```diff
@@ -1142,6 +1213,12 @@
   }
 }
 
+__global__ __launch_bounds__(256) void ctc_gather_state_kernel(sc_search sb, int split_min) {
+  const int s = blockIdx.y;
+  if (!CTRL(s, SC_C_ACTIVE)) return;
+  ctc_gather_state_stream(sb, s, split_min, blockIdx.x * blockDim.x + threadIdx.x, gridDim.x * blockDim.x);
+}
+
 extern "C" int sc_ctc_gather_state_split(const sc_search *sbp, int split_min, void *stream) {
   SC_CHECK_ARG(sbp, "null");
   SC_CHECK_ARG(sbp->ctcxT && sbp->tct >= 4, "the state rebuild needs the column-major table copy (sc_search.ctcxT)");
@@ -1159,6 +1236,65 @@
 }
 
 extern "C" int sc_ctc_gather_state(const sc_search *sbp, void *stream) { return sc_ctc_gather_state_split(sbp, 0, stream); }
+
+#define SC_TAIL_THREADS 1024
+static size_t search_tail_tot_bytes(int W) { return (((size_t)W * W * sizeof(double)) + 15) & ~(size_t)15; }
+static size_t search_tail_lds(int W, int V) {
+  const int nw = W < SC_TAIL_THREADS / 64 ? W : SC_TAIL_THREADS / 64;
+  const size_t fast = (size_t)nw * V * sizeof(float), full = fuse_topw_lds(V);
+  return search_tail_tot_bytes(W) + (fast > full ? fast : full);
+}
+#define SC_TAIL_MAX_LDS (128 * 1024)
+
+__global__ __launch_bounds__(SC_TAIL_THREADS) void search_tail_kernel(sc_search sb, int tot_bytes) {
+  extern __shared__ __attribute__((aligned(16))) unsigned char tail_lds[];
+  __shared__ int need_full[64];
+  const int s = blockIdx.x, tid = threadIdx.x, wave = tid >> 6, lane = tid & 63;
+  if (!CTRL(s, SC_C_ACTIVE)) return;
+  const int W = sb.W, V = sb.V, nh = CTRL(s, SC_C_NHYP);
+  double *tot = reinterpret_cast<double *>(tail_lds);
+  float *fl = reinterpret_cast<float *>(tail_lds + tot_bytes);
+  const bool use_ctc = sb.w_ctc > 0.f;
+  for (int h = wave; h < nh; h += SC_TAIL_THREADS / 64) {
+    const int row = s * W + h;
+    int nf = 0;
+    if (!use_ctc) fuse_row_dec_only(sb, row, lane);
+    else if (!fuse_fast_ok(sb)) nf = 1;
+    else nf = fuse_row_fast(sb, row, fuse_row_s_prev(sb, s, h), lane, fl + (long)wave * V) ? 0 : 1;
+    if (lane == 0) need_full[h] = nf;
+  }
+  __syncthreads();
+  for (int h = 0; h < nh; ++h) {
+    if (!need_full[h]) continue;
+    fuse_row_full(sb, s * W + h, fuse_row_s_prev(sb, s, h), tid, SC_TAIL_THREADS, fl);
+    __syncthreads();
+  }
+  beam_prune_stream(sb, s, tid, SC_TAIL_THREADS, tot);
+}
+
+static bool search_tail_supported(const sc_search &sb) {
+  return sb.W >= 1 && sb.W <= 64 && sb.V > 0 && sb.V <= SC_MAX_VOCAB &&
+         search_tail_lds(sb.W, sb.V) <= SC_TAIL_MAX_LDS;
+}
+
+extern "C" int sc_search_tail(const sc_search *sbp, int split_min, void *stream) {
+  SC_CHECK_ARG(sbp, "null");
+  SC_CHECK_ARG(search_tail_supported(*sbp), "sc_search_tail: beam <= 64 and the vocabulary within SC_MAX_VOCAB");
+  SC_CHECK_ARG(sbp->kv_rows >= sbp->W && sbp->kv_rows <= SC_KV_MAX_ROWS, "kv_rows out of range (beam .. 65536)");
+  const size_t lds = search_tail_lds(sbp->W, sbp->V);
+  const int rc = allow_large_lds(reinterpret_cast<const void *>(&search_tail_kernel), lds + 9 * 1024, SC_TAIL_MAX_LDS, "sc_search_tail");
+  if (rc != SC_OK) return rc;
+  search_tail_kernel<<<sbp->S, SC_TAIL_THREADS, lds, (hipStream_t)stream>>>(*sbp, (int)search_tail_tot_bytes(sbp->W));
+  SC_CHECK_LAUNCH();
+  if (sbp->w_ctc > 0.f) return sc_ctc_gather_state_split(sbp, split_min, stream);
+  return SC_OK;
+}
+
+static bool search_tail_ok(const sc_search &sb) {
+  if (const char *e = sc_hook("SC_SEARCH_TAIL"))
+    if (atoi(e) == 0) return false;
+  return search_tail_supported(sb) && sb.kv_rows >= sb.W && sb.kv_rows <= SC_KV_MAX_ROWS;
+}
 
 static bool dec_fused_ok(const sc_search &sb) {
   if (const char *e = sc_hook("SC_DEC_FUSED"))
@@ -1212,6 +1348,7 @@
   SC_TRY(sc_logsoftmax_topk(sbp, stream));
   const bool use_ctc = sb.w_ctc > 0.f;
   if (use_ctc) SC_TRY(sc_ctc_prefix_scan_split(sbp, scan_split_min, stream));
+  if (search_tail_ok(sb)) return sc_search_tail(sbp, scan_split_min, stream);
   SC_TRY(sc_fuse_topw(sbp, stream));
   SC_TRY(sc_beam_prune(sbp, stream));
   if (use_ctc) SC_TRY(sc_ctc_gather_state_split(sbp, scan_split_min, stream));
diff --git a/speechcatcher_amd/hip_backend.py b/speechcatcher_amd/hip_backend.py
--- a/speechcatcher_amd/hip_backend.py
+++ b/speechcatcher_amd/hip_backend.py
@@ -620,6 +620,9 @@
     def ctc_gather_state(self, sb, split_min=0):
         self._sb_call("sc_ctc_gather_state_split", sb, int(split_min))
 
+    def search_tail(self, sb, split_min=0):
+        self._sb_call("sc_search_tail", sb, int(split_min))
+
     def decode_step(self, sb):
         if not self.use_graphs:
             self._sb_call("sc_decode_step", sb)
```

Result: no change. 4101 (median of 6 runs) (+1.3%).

----------------------------------------

Work to complete: What lines of the listing above hold "blockIdx"? Copy all of them.

Exercise response:
+  const int s = blockIdx.y;
+  ctc_gather_state_stream(sb, s, split_min, blockIdx.x * blockDim.x + threadIdx.x, gridDim.x * blockDim.x);
+  const int s = blockIdx.x, tid = threadIdx.x, wave = tid >> 6, lane = tid & 63;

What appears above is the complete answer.